## Action item
Would you output the entries below only from the line containing "m1 |= (uint32_t)sl;" through the line containing "int w = none ? kNoNode : (int)(m1 & BM);", exactly as they stand and with both ends included?

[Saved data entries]
-----

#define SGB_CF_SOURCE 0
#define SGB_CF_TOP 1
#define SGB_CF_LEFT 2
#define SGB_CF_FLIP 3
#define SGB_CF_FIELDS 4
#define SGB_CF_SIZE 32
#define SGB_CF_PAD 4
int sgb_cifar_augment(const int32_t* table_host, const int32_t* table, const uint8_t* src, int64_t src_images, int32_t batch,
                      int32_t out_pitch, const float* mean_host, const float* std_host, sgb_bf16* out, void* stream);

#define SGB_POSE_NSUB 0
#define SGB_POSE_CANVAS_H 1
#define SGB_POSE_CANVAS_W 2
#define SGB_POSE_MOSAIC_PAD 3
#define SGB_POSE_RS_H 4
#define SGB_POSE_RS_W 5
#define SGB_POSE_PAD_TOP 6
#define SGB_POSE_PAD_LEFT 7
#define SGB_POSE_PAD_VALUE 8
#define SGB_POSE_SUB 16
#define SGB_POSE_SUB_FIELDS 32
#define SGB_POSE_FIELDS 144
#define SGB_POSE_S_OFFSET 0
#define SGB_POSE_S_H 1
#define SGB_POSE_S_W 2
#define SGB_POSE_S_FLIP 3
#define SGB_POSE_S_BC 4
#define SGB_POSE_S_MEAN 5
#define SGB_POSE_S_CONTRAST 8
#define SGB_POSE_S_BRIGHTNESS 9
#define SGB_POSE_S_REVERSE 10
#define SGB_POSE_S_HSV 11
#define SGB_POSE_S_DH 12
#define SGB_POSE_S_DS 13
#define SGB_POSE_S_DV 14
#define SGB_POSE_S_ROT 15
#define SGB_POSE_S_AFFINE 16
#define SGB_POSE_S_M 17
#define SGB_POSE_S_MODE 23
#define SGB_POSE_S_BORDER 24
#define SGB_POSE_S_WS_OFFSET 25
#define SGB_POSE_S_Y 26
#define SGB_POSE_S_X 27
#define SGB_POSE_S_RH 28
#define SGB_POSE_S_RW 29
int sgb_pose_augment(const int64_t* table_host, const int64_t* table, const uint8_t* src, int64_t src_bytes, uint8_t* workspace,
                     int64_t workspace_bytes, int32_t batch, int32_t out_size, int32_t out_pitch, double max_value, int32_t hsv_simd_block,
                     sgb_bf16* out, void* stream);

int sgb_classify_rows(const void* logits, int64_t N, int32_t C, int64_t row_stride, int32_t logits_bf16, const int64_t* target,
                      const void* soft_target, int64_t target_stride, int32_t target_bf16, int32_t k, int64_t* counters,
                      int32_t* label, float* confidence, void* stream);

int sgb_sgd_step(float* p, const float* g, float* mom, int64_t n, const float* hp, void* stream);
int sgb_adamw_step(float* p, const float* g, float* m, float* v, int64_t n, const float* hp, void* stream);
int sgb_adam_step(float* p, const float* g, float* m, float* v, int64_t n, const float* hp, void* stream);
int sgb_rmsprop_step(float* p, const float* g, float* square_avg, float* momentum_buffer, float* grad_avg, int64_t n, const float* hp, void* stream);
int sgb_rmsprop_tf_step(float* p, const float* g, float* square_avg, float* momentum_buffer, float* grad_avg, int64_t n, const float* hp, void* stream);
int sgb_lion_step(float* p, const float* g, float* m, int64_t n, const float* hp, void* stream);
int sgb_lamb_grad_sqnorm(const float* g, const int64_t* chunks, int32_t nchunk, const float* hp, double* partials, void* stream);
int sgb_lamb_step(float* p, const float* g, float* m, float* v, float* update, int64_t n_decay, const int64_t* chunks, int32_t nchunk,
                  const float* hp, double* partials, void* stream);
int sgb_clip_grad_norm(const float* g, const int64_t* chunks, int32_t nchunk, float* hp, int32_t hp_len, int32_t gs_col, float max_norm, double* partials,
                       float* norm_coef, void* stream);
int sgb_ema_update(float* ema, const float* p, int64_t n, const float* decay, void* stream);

-----

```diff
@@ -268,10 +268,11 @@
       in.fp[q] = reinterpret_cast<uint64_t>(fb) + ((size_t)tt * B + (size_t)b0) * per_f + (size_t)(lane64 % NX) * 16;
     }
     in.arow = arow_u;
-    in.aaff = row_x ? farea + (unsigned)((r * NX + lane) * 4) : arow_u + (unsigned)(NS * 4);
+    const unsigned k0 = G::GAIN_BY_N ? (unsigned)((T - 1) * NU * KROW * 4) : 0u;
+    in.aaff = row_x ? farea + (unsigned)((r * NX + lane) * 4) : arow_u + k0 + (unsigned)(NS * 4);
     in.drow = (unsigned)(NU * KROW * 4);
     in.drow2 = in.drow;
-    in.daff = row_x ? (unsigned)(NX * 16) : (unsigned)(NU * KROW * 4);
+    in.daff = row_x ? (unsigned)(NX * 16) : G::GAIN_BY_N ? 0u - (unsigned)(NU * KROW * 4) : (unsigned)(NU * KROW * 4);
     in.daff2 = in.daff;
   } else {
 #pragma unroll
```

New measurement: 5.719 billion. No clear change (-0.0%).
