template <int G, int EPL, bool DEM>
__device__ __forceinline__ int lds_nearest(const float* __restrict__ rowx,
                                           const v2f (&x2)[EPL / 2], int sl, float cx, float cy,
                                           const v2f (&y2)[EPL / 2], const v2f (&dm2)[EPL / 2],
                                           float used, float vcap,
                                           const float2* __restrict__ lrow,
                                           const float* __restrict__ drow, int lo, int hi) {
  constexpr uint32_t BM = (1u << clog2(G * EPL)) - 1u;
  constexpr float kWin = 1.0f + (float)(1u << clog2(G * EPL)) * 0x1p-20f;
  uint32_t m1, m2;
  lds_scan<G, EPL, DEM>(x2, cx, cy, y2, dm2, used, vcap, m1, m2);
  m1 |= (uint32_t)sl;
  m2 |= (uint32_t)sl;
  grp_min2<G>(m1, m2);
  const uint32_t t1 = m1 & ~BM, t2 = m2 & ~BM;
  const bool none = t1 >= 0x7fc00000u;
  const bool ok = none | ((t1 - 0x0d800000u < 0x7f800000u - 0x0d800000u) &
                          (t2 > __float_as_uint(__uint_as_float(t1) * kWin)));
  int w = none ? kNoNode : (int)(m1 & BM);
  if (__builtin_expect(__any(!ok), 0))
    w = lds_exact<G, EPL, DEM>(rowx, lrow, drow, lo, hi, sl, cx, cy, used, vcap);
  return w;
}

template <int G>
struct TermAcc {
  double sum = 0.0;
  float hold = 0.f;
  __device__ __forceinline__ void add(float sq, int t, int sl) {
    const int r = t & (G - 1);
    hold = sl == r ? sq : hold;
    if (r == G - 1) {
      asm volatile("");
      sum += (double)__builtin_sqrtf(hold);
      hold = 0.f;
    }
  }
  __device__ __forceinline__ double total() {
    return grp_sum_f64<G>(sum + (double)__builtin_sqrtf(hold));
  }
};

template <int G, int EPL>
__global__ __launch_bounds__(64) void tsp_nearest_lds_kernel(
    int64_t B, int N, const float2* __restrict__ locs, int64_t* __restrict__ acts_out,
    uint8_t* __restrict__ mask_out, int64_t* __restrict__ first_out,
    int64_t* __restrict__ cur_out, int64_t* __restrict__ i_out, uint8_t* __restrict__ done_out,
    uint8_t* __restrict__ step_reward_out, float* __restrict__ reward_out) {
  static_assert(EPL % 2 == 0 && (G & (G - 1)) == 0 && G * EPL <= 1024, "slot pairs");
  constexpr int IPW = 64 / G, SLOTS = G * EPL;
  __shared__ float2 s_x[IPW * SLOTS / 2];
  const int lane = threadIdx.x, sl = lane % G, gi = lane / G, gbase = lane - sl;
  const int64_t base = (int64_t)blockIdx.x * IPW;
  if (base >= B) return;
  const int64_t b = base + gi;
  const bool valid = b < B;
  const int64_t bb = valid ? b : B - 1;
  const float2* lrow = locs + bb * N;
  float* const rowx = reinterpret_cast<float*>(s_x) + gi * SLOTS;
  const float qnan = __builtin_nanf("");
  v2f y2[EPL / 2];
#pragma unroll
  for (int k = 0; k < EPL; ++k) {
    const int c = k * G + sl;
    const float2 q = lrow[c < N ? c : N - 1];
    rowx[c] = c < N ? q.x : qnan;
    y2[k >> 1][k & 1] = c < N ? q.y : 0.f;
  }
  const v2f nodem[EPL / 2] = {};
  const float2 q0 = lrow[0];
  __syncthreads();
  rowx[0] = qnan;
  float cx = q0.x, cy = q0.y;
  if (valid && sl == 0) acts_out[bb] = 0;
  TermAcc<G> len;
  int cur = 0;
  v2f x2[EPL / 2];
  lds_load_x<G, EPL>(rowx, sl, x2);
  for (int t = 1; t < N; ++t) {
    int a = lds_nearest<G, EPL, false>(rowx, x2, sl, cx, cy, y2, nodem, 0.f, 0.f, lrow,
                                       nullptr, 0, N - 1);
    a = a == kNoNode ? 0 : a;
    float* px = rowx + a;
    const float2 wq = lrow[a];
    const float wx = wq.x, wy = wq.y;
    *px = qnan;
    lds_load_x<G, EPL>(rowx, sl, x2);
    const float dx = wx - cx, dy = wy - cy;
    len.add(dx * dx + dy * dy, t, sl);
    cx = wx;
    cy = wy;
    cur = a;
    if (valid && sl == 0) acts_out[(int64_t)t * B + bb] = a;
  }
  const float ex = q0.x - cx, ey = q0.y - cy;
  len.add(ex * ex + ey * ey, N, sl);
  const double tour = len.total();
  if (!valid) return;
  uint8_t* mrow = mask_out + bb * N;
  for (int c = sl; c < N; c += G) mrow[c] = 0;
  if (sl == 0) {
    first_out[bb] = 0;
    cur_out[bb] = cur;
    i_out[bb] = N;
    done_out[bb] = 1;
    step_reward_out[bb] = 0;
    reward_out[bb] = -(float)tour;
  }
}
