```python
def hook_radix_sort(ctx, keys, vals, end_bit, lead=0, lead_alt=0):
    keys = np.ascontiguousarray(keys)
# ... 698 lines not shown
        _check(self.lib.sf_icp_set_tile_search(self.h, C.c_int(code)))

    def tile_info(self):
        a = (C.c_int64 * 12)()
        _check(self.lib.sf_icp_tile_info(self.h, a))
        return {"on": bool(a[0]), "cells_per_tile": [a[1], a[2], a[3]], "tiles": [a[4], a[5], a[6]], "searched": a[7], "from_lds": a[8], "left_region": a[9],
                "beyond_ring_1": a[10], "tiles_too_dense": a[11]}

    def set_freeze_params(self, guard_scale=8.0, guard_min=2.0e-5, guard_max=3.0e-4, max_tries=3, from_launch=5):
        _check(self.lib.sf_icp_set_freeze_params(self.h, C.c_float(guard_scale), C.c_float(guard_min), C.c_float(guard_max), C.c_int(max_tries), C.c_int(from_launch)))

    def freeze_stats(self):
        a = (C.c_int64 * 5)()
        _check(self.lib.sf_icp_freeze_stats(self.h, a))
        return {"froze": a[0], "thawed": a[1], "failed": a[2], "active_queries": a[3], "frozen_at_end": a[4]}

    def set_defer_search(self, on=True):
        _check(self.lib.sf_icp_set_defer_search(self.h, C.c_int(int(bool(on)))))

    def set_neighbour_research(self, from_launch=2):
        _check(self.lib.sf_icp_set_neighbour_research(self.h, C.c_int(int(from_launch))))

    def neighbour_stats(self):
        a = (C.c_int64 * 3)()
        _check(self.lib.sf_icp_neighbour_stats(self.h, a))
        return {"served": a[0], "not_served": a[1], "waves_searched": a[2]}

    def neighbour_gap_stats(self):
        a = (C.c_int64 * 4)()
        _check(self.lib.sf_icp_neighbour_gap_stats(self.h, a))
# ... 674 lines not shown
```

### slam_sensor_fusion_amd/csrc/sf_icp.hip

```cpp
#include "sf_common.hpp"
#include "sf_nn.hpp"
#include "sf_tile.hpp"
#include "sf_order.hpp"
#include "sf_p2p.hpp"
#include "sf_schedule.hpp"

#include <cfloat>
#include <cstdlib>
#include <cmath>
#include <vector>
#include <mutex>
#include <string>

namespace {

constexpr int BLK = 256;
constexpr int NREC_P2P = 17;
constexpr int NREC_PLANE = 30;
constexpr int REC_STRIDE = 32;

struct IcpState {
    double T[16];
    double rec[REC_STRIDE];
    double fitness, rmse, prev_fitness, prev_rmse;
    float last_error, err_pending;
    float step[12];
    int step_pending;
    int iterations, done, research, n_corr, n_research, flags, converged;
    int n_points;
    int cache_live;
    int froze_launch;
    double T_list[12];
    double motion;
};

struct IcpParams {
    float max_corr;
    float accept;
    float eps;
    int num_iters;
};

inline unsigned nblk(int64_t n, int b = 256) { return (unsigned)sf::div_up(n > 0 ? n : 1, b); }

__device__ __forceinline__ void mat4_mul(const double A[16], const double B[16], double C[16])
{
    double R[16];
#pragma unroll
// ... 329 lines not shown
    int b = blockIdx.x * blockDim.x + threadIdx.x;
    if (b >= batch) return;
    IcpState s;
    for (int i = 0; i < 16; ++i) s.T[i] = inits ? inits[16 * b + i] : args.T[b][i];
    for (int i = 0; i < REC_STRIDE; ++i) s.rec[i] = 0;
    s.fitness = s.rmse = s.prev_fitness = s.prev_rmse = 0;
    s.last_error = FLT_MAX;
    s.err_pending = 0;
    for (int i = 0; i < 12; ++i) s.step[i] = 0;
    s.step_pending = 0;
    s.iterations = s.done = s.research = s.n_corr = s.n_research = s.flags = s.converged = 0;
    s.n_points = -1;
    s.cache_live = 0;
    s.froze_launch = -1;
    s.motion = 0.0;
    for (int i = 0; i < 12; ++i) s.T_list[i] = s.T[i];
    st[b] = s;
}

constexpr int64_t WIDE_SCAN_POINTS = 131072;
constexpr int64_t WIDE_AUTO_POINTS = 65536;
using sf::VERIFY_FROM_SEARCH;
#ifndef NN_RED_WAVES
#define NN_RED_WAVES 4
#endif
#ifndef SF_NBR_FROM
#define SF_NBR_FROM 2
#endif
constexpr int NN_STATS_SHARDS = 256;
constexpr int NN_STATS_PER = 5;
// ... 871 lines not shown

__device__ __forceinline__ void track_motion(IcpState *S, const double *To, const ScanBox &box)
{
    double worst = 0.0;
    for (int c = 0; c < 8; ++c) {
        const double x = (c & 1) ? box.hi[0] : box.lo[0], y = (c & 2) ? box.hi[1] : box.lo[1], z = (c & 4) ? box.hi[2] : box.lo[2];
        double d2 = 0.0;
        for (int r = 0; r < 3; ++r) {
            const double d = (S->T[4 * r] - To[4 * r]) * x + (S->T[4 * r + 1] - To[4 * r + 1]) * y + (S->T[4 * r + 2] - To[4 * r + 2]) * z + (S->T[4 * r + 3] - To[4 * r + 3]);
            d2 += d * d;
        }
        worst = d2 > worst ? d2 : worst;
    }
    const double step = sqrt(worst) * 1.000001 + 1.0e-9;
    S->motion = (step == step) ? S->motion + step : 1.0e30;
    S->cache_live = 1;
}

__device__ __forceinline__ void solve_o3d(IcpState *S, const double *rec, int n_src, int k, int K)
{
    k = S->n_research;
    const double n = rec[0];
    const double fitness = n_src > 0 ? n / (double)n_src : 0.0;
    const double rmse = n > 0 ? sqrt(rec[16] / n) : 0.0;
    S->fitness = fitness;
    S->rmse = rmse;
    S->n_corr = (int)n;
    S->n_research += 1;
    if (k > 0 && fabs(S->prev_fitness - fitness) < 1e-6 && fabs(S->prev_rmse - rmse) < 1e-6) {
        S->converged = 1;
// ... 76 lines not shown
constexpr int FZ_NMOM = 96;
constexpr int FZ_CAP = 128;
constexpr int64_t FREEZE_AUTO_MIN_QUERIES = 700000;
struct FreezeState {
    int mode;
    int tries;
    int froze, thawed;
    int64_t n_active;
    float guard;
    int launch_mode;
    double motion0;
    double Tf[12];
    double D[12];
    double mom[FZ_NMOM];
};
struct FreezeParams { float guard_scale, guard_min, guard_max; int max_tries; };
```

-----

## Answer for this exercise
  m1 |= (uint32_t)sl;
  m2 |= (uint32_t)sl;
  grp_min2<G>(m1, m2);
  const uint32_t t1 = m1 & ~BM, t2 = m2 & ~BM;
  const bool none = t1 >= 0x7fc00000u;
  const bool ok = none | ((t1 - 0x0d800000u < 0x7f800000u - 0x0d800000u) &
                          (t2 > __float_as_uint(__uint_as_float(t1) * kWin)));
  int w = none ? kNoNode : (int)(m1 & BM);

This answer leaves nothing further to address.